Biological X-ray irradiation instrument selection recommendations

In clinical radiation therapy, in order to avoid or reduce the dose of radiation received by normal tissues during the treatment of diseased tissue, there is a strict standard for the selection of therapeutic harnesses.

Electrons, gamma rays, and X-rays can all be used for clinical radiation therapy. Since electrons decay very rapidly with depth, they are only suitable for the treatment of the epidermis. Gamma rays have strong energy and good penetrability, and are usually used for the treatment of deep tumors. The penetration of X-rays is determined by their energy, and the greater the energy penetration, the better the X-rays can be applied to different depths of tumor treatment depending on the energy.

Skin tumors and skin-free tumors are usually treated with superficial X-rays (50-150 kVp, called superficial energy, 90% dose is applied within 5 mm below the surface), and tumors in deeper parts of the body use medium-voltage X-rays (200). -500kVp, called medium voltage energy, more than 90% of the dose can be delivered to a depth zone within 2cm below the surface).
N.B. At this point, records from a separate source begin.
#define JSPSR_BATCH_LOG 1
#define JSPSR_BATCH_SCALE_MASK 2
#define JSPSR_BATCH_IMAGE_11 4
#define JSPSR_BATCH_LABEL_11 8
#define JSPSR_BATCH_IMAGE_255 16
#define JSPSR_BATCH_FLAGS 31
int jspsr_batch_make(const void* const* src, const long long* src_bytes, float* const* out, const int* channels,
                     const int* coff, const int* cpitch, const long long* scenes, int n_scenes, const int* samples, int B,
                     int k, int flags, double elev_min, double elev_max, int mask_div, jspsr_stream_t stream);

int jspsr_prop_logits_forward_f32(const float* dem, const float* head, const float* wk, const float* b0, float scale,
                                  float* out, int B, int H, int W, jspsr_stream_t stream);
int jspsr_prop_logits_backward_f32(const float* grad_out, const float* dem, const float* head, const float* wk,
                                   float* grad_head, float* grad_wk, float* grad_b0, void* workspace, int B, int H, int W,
                                   jspsr_stream_t stream);

int jspsr_head_ok(int dtype, int B, int H, int W, int Cin);
int jspsr_head_forward(int dtype, const void* x, int x_cstride, int x_coff, int Cin, const float* w25, const float* b25,
                       float* planes, int B, int H, int W, jspsr_stream_t stream);
size_t jspsr_head_backward_workspace_bytes(int B, int H, int W);
int jspsr_head_backward(int dtype, const float* grad_planes, const float* w25, int Cin, void* grad_x, int gx_cstride,
                        int gx_coff, void* grad_nhwc32, float* grad_b25, void* workspace, int B, int H, int W,
                        jspsr_stream_t stream);

int jspsr_conv_head1_forward(int dtype, const void* x, int x_cstride, int x_coff, int C, const float* w, const float* bias,
                             float* y, int B, int H, int W, jspsr_stream_t stream);
size_t jspsr_conv_head1_workspace_bytes(int B, int H, int W, int C);
int jspsr_conv_head1_backward(int dtype, const float* dy, const void* x, int x_cstride, int x_coff, int C, const float* w,
                              void* dx, int dx_cstride, int dx_coff, float* dw, float* db, void* workspace, int B, int H,
                              int W, jspsr_stream_t stream);

#define JSPSR_F32 0
#define JSPSR_BF16 1

int jspsr_pack_weight(int dtype, const float* w, void* packed, int O, int I, int KH, int KW,
                      int mode, int c_pad, jspsr_stream_t stream);

typedef struct jspsr_pack_desc {
  const float* w;
  void* out;
  long long start;
  long long total;
  int O, I, KH, KW;
  int mode;
  int c_pad;
  int dtype;
  int reserved;
} jspsr_pack_desc;
int jspsr_pack_chunk(void);
int jspsr_pack_weights_multi(const jspsr_pack_desc* descs, int n, long long total_blocks, jspsr_stream_t stream);

int jspsr_conv2d_stats_rows(int B, int OH, int OW);
int jspsr_conv2d_in_affine_ok(int dtype, int Cin, int KH, int KW, int stride);
int jspsr_conv2d_forward(int dtype, const void* in, const void* wpack, const float* bias, void* out,
                         int B, int IH, int IW, int Cin, int in_cstride, int in_coff, int Cout,
                         int out_cstride, int out_coff, int KH, int KW, int stride, int pad, int relu,
                         float* stats, const float* scale, const void* addend, int add_cstride,
                         const float* in_affine, int in_relu, jspsr_stream_t stream);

Figure 1: Schematic diagram of superficial X-ray action

Figure 2: Schematic diagram of the action of medium voltage X-ray

Due to its advantages of safety, control, and ease of operation, X-ray irradiators are an inevitable technological advancement in replacing biological applications of gamma ray irradiators. However, in the early stage, even some manufacturers did not realize that the application of X-rays in biology should also consider its energy problem, that is, similar to clinical radiotherapy, it is necessary to select the appropriate type and application for the sample. X-ray energy: superficial X-rays are applied to the irradiation of samples such as cells without considering the influence of depth, and medium-voltage X-rays are used for samples having a large depth such as small animals (such as mice, rats, guinea pigs).

Europe and the United States have a good foundation. At present, 320kV X-rays have been used for small animals. Even in some applications that require superficial X-rays, they can be depressurized to 90-160kV. achieve. In some countries and regions, there is still a large number of mismatches, that is, 160kV X-rays are applied to the illumination of samples that must consider the depth effect, such as small animals.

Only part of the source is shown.